A Thylacine, But Not Quite

This work also revealed some pretty incredible things. The thylacine’s skull shape closely resembles that of the red fox and gray wolf, despite the fact that these species have not shared a common ancestor since the Jurassic period. Despite its appearance, the thylacine has nothing to do with the family that gave us dogs. Instead, this is a compelling case of convergent evolution, where unrelated species develop similar traits in response to comparable environmental pressures.

The researchers have already made 300 genetic edits to dunnart cells cultured in a petri dish, Pask revealed — and those are just the small changes so far. The plan is to replace thousands of genetic sequences in these cells with thylacine DNA. Effectively they would transform the dunnart into a kind of living proxy for its ancient cousin.

“Most ancient samples preserve DNA fragments that are on the order of tens of bases long — hundreds if we are lucky,” Pask told New Scientist. “The sample we were able to access was so well preserved that we could recover fragments of DNA that were thousands of bases long.”

Still, the road ahead is long and fraught with challenges. Even if scientists manage to grow a thylacine embryo in a laboratory, what emerges won’t be an exact replica of the predator that once prowled Tasmania’s forests.

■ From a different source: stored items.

__device__ __forceinline__ float bf16_bits_to_f32(unsigned short b) {
    return __uint_as_float(((unsigned)b) << 16);
}
__device__ __forceinline__ unsigned short f32_to_bf16_bits(float f) {
    __bf16 h = (__bf16)f;
    return __builtin_bit_cast(unsigned short, h);
}
__device__ __forceinline__ unsigned pack2_bf16(float lo, float hi) {
    typedef __bf16 bf16x2_t __attribute__((ext_vector_type(2)));
    typedef float f32x2_t __attribute__((ext_vector_type(2)));
    const f32x2_t v = {lo, hi};
    return __builtin_bit_cast(unsigned, __builtin_convertvector(v, bf16x2_t));
}
__device__ __forceinline__ void split2_bf16(float a, float b, unsigned& hi, unsigned& lo) {
    hi = pack2_bf16(a, b);
    lo = pack2_bf16(a - __uint_as_float(hi << 16), b - __uint_as_float(hi & 0xffff0000u));
}

__device__ __forceinline__ void quad_transpose(u32x4 (&x)[4], bool b0, bool b1) {
#pragma unroll
    for (int d = 0; d < 4; ++d) {
#pragma unroll
        for (int p = 0; p < 4; p += 2) {
            const unsigned a = x[p][d], b = x[p + 1][d];
            const unsigned ra = (unsigned)__builtin_amdgcn_update_dpp(0, (int)b, 0xB1, 0xF, 0xF, true);
            const unsigned rb = (unsigned)__builtin_amdgcn_update_dpp(0, (int)a, 0xB1, 0xF, 0xF, true);
            x[p][d] = b0 ? ra : a;
            x[p + 1][d] = b0 ? b : rb;
        }
#pragma unroll
        for (int p = 0; p < 2; ++p) {
            const unsigned a = x[p][d], b = x[p + 2][d];
            const unsigned ra = (unsigned)__builtin_amdgcn_update_dpp(0, (int)b, 0x4E, 0xF, 0xF, true);
            const unsigned rb = (unsigned)__builtin_amdgcn_update_dpp(0, (int)a, 0x4E, 0xF, 0xF, true);
            x[p][d] = b1 ? ra : a;
            x[p + 2][d] = b1 ? b : rb;
        }
    }
}

template <int DT> struct ElemOf;
template <> struct ElemOf<HRN_F32>  { typedef float type;          static constexpr int size = 4; };
template <> struct ElemOf<HRN_BF16> { typedef unsigned short type; static constexpr int size = 2; };

template <int DT> __device__ __forceinline__ float load_elem(const void* p, size_t i);
template <> __device__ __forceinline__ float load_elem<HRN_F32>(const void* p, size_t i) { return ((const float*)p)[i]; }
template <> __device__ __forceinline__ float load_elem<HRN_BF16>(const void* p, size_t i) { return bf16_bits_to_f32(((const unsigned short*)p)[i]); }

template <int DT> __device__ __forceinline__ void store_elem(void* p, size_t i, float v);
template <> __device__ __forceinline__ void store_elem<HRN_F32>(void* p, size_t i, float v) { ((float*)p)[i] = v; }
template <> __device__ __forceinline__ void store_elem<HRN_BF16>(void* p, size_t i, float v) { ((unsigned short*)p)[i] = f32_to_bf16_bits(v); }

template <int DT> __device__ __forceinline__ f32x4 load4(const void* p, size_t i);
template <> __device__ __forceinline__ f32x4 load4<HRN_F32>(const void* p, size_t i) {
    return *(const f32x4*)((const float*)p + i);
}
template <> __device__ __forceinline__ f32x4 load4<HRN_BF16>(const void* p, size_t i) {
    uint2 u = *(const uint2*)((const unsigned short*)p + i);
    f32x4 r;
    r[0] = __uint_as_float(u.x << 16); r[1] = __uint_as_float(u.x & 0xffff0000u);
    r[2] = __uint_as_float(u.y << 16); r[3] = __uint_as_float(u.y & 0xffff0000u);
    return r;
}
template <int DT> __device__ __forceinline__ void store4(void* p, size_t i, f32x4 v);
template <> __device__ __forceinline__ void store4<HRN_F32>(void* p, size_t i, f32x4 v) {
    *(f32x4*)((float*)p + i) = v;
}
template <> __device__ __forceinline__ void store4<HRN_BF16>(void* p, size_t i, f32x4 v) {
    uint2 u; u.x = pack2_bf16(v[0], v[1]); u.y = pack2_bf16(v[2], v[3]);
    *(uint2*)((unsigned short*)p + i) = u;
}
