-                const f4 w = *(const f4*)(wos + oc * H + f0 + 8 * e);
-#pragma unroll
-                for (int r = 0; r < 4; ++r) o[oc] = fmaf(w[r], x[4 * e + r], o[oc]);
-            }
-    }
-
-    float ov[4];
-#pragma unroll
-    for (int oc = 0; oc < 4; ++oc) {
-        const float sum = o[oc] + __shfl_xor(o[oc], 32);
-        ov[oc] = oc < p.c ? sum + p.bout[oc] : 0.f;
-    }
-    if (n < p.N) {
-#pragma unroll
-        for (int i = 0; i < 2; ++i) {
-            const int oc = 2 * h + i;
-            if (oc < p.c) {
-                float v = ov[oc];
-                if (p.ymax) {
-                    const int64_t yi = n * p.ystride + oc;
-                    const float hi = p.ymax[yi], lo = p.ymin[yi];
-                    v = (v + 1.0f) / 2.0f * (hi - lo) + lo;
-                }
-                p.out[(b * p.N + n) * p.c + oc] = v;
-            }
-        }
+            mprev = m;
+        }
+#ifdef CFD_STAMPS
+        if (stamped) CFD_STAMP(p.stamps, 5, (unsigned)blockIdx.y, 8 * t + 2);
+#endif
+        if (!ltile) load_coords(t + 1, cr);
+        const int64_t n = ((int64_t)blockIdx.x * args()->tpw + t) * TILE + wave * 32 + (lane & 31);
+#pragma unroll
+        for (int v = 0; v < 16; ++v) x[v] = hidden_sine<HWSIN>(prev[v] * mprev);
+        {
+            const int f0 = 32 * (NB2 - 1) + 4 * h;
+#pragma unroll
+            for (int e = 0; e < 4; ++e)
+#pragma unroll
+                for (int oc = 0; oc < 4; ++oc) {
+                    const f4 w = *(const f4*)(wos + oc * H + f0 + 8 * e);
+#pragma unroll
+                    for (int r = 0; r < 4; ++r) o[oc] = fmaf(w[r], x[4 * e + r], o[oc]);
+                }
+        }
+
+        float ov[4];
+#pragma unroll
+        for (int oc = 0; oc < 4; ++oc) {
+            const float sum = o[oc] + __shfl_xor(o[oc], 32);
+            ov[oc] = oc < p.c ? sum + p.bout[oc] : 0.f;
+        }
+        if (n < p.N) {
+#pragma unroll
+            for (int i = 0; i < 2; ++i) {
+                const int oc = 2 * h + i;
+                if (oc < p.c) {
+                    float v = ov[oc];
+                    if (p.ymax) {
+                        const int64_t yi = n * p.ystride + oc;
+                        const float hi = p.ymax[yi], lo = p.ymin[yi];
+                        v = (v + 1.0f) / 2.0f * (hi - lo) + lo;
+                    }
+                    p.out[(b * p.N + n) * p.c + oc] = v;
+                }
+            }
+        }
+#ifdef CFD_STAMPS
+        if (stamped) CFD_STAMP(p.stamps, 5, (unsigned)blockIdx.y, 8 * t + 3);
+#endif
     }
 #ifdef CFD_STAMPS
     if (stamped) CFD_STAMP(p.stamps, 5, (unsigned)blockIdx.y, 4);
@@ -603,21 +646,57 @@
 }
 }
 
-template <int NB2, int EXP = 0, int HWSIN = 0>
-void launch_split32(SirenArgs a, int b, hipStream_t st) {
+namespace {
+std::atomic<int> g_tiles_per_wg{0};
+
+int device_cus() {
+    static std::atomic<int> cus[64];
+    int dev = 0, n = 0;
+    CFD_HIP(hipGetDevice(&dev));
+    if (dev >= 0 && dev < 64 && (n = cus[dev].load()) > 0) return n;
+    CFD_HIP(hipDeviceGetAttribute(&n, hipDeviceAttributeMultiprocessorCount, dev));
+    if (dev >= 0 && dev < 64) cus[dev].store(n);
+    return n;
+}
+}
+
+void siren_set_tiles_per_wg(int tpw) { g_tiles_per_wg.store(tpw); }
+
+int siren_tiles_per_wg(int64_t rows, int64_t n_coords, int cus) {
+    if (const int f = g_tiles_per_wg.load(); f > 0) return f;
+    const int64_t tiles = ceil_div(n_coords, (int64_t)128);
+    for (int t = 16; t > 1; t /= 2)
+        if (rows * ceil_div(tiles, (int64_t)t) >= 16 * (int64_t)cus) return t;
+    return 1;
+}
+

“We will probably get some thylacine-like animal,” admitted Euan Ritchie, an ecologist at Deakin University, “but they won’t actually be thylacines.”

The animal they create, Park says, may look the part — complete with the signature stripes across its back — but it won’t be an exact genetic match. And even if it were, the ecological landscape has changed since the thylacine’s extinction. “How will they behave in the wild?” Ritchie asks. “We have no idea because there are no living thylacines left to teach them.”

What’s at Stake?

The thylacine’s disappearance left a gaping hole in its ecosystem, and no one knows what role a resurrected version of the species would play in the modern world. Would it behave like its long-dead ancestors? Could it survive? For the scientists involved, those questions may remain unanswered for years to come — if ever.

The thylacine’s return, if it happens, will force us to grapple with some of the most profound ethical questions of our time. Why bring back an extinct species when so many living animals are on the brink? Is this the best use of scientific resources? And even if we can bring them back, should we?

These are not idle questions. This animal was hunted to extinction by humans and — if the science allows it — there are solid arguments to make that we also have a responsibility to see the damage undone.

Ben Lamm, for one, is undeterred. “We are pushing as fast as possible to create the science necessary to make extinction a thing of the past,” he said.

In a few years, we may witness the birth of a “thylacine-like” creature, born of cutting-edge genetic science. Whether it will run wild through Tasmania’s forests as its ancestors once did, or merely serve as a symbol of what science can achieve, remains to be seen.